**WHAT YOU ARE ASKED TO DO:**
Within the records, find every line that includes the word "residual" and copy it.

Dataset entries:
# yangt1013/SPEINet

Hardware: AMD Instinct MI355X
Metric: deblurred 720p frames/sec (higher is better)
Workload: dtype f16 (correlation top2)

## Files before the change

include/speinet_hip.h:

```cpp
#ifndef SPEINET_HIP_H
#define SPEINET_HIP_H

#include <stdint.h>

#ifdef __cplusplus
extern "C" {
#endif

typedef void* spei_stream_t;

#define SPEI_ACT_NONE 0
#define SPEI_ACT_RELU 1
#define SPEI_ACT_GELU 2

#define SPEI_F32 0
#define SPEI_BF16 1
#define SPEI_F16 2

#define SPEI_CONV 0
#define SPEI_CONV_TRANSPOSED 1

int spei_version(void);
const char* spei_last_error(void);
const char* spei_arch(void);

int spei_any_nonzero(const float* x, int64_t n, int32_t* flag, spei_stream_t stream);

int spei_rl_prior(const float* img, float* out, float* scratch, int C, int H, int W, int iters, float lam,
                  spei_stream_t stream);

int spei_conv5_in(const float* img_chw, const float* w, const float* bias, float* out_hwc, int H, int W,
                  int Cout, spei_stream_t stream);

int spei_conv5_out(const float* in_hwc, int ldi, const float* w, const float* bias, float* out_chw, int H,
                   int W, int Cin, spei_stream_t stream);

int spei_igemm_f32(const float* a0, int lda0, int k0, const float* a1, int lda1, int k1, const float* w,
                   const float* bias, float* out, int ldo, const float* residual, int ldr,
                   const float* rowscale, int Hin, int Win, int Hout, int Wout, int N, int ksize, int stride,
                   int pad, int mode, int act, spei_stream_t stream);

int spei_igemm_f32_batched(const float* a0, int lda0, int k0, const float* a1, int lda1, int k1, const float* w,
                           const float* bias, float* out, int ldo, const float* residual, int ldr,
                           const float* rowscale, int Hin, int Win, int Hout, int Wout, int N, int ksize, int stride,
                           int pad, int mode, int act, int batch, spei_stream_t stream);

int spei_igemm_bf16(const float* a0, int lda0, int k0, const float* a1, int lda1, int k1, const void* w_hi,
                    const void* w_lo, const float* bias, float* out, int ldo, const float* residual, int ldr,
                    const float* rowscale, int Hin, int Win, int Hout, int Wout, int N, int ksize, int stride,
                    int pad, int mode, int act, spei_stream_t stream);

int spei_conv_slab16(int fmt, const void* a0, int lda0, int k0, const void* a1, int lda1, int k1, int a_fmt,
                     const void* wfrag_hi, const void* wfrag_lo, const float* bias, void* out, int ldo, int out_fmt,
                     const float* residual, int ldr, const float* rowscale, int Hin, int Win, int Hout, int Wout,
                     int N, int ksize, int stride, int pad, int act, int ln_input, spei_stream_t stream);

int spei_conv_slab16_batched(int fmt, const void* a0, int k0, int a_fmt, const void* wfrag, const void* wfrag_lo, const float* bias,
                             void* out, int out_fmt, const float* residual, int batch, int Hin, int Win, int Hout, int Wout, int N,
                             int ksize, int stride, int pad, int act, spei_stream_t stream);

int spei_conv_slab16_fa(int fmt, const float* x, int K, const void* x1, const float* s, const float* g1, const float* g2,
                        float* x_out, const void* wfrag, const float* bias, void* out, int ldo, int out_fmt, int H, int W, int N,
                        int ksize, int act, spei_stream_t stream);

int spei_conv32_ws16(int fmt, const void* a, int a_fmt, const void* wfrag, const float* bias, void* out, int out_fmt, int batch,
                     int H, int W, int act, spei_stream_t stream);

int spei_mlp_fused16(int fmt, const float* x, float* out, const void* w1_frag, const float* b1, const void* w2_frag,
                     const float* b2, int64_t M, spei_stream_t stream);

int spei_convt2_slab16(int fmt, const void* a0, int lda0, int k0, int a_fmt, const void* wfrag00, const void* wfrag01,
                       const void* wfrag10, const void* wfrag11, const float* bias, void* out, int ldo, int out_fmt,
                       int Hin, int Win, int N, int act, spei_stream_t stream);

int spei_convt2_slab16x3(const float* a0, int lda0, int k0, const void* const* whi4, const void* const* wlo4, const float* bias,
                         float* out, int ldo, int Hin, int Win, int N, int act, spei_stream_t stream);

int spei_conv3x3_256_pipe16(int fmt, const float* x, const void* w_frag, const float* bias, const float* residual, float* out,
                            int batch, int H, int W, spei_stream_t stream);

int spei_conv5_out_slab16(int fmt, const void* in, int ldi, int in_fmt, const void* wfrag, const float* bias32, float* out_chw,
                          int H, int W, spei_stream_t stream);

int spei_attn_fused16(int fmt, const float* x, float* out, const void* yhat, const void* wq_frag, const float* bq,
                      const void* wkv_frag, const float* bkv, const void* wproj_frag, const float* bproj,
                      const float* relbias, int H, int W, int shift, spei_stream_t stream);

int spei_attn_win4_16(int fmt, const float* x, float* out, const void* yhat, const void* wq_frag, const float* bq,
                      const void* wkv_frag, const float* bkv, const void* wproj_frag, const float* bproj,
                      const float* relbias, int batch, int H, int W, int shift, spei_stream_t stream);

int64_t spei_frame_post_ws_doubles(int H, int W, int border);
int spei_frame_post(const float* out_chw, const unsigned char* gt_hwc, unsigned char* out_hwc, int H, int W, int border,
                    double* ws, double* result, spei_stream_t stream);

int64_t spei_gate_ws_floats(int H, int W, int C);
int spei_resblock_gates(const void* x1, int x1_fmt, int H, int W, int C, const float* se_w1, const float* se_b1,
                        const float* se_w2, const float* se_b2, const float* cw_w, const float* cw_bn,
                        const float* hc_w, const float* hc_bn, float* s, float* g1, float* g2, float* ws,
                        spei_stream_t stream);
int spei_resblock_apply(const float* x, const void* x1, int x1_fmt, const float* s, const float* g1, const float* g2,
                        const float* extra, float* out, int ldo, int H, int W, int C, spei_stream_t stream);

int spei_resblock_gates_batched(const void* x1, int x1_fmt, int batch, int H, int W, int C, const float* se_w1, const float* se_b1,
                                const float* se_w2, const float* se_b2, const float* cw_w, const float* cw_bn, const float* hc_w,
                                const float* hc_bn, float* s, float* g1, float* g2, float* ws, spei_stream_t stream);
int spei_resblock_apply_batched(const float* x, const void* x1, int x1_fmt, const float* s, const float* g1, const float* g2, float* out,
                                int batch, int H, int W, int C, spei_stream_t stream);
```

...

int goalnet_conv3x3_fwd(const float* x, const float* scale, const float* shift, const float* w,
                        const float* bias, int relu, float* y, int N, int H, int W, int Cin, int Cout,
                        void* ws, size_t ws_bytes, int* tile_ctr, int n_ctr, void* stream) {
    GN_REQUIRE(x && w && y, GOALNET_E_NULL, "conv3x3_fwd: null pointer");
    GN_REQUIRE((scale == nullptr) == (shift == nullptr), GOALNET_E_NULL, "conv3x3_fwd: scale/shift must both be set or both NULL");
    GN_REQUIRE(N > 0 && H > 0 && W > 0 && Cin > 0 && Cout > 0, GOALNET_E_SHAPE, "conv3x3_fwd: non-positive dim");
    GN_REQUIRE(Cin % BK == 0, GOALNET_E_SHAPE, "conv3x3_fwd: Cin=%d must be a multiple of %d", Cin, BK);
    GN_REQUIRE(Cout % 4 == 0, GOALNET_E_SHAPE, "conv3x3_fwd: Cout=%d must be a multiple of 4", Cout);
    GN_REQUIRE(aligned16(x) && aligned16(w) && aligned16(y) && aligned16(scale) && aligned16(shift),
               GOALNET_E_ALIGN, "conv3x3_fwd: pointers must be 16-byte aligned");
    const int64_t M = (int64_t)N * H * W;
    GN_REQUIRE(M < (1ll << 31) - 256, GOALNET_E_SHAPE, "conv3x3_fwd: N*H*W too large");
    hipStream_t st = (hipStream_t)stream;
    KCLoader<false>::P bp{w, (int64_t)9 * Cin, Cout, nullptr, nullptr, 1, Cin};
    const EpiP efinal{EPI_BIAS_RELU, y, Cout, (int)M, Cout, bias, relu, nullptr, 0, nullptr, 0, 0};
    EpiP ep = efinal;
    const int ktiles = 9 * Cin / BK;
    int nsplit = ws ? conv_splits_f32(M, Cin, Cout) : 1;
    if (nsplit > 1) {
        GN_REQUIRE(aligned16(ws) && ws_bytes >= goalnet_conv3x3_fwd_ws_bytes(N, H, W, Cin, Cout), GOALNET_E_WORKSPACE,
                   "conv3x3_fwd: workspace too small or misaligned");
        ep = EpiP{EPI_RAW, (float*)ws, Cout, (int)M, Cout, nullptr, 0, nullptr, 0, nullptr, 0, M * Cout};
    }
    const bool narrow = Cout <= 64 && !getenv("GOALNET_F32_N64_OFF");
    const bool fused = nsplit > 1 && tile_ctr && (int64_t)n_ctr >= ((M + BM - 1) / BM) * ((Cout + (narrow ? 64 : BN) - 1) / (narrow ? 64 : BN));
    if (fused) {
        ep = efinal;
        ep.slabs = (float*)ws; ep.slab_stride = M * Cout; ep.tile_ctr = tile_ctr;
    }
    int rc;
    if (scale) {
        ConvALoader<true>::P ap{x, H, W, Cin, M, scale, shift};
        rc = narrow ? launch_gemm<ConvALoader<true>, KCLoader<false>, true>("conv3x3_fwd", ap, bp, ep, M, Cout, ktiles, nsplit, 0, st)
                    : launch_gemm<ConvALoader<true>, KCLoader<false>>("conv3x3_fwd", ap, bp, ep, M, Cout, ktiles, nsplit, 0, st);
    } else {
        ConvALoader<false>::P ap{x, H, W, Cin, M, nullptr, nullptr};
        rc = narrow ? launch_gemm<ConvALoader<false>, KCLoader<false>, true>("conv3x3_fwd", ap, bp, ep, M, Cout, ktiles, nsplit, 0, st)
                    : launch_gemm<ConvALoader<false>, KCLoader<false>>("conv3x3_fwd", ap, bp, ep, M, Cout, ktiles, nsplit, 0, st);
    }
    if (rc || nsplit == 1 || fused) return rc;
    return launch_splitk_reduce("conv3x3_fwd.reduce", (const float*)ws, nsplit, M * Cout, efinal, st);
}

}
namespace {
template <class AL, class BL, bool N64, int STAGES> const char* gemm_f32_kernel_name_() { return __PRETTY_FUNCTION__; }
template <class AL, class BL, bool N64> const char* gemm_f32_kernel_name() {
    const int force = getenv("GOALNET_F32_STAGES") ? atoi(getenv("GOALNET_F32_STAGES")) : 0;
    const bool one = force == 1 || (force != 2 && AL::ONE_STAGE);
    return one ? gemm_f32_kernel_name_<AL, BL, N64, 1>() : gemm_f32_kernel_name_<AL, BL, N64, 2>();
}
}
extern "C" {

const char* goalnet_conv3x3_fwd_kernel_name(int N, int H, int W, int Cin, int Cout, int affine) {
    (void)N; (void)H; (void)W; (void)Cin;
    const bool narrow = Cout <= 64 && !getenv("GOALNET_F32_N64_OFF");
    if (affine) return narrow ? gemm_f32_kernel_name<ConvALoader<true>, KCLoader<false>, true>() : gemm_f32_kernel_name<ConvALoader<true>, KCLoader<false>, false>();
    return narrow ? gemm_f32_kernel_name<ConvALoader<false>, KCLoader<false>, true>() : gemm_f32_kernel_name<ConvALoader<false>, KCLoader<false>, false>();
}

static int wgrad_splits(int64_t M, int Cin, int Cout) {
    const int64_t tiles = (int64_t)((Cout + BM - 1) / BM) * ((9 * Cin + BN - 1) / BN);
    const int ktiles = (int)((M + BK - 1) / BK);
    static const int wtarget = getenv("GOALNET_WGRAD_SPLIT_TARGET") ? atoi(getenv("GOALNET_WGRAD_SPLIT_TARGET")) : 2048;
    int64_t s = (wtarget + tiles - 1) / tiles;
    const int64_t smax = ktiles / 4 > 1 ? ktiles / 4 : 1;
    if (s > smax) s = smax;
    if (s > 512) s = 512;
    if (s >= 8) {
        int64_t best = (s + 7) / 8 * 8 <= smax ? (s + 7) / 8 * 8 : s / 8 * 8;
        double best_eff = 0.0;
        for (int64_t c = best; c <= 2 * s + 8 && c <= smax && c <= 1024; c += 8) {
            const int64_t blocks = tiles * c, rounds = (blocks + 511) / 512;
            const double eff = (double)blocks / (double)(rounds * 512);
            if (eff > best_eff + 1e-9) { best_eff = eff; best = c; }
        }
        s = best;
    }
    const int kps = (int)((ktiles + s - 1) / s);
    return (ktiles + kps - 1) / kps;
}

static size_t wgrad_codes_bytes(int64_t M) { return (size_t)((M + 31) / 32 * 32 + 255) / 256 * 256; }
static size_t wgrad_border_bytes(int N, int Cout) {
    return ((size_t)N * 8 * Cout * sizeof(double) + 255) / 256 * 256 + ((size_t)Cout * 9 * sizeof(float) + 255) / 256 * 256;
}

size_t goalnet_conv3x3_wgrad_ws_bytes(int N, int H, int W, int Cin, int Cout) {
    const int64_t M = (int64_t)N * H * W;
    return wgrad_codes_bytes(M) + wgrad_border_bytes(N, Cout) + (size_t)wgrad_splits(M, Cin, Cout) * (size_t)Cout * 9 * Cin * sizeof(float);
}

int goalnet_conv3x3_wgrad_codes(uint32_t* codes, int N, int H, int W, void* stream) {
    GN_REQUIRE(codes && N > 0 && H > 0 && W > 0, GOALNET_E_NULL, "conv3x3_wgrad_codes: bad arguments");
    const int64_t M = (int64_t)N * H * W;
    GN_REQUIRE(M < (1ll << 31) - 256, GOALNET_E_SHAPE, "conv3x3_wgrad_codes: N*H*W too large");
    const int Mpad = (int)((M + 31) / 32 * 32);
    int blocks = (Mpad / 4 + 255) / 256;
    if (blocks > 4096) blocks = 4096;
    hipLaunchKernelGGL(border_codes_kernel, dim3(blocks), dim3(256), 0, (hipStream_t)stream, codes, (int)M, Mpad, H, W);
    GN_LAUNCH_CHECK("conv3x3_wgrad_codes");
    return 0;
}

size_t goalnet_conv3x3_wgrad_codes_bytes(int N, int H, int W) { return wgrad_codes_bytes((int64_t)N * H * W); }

**SOLUTION BELOW:**
                   const float* bias, float* out, int ldo, const float* residual, int ldr,
                           const float* bias, float* out, int ldo, const float* residual, int ldr,
                    const void* w_lo, const float* bias, float* out, int ldo, const float* residual, int ldr,
                     const float* residual, int ldr, const float* rowscale, int Hin, int Win, int Hout, int Wout,
                             void* out, int out_fmt, const float* residual, int batch, int Hin, int Win, int Hout, int Wout, int N,
int spei_conv3x3_256_pipe16(int fmt, const float* x, const void* w_frag, const float* bias, const float* residual, float* out,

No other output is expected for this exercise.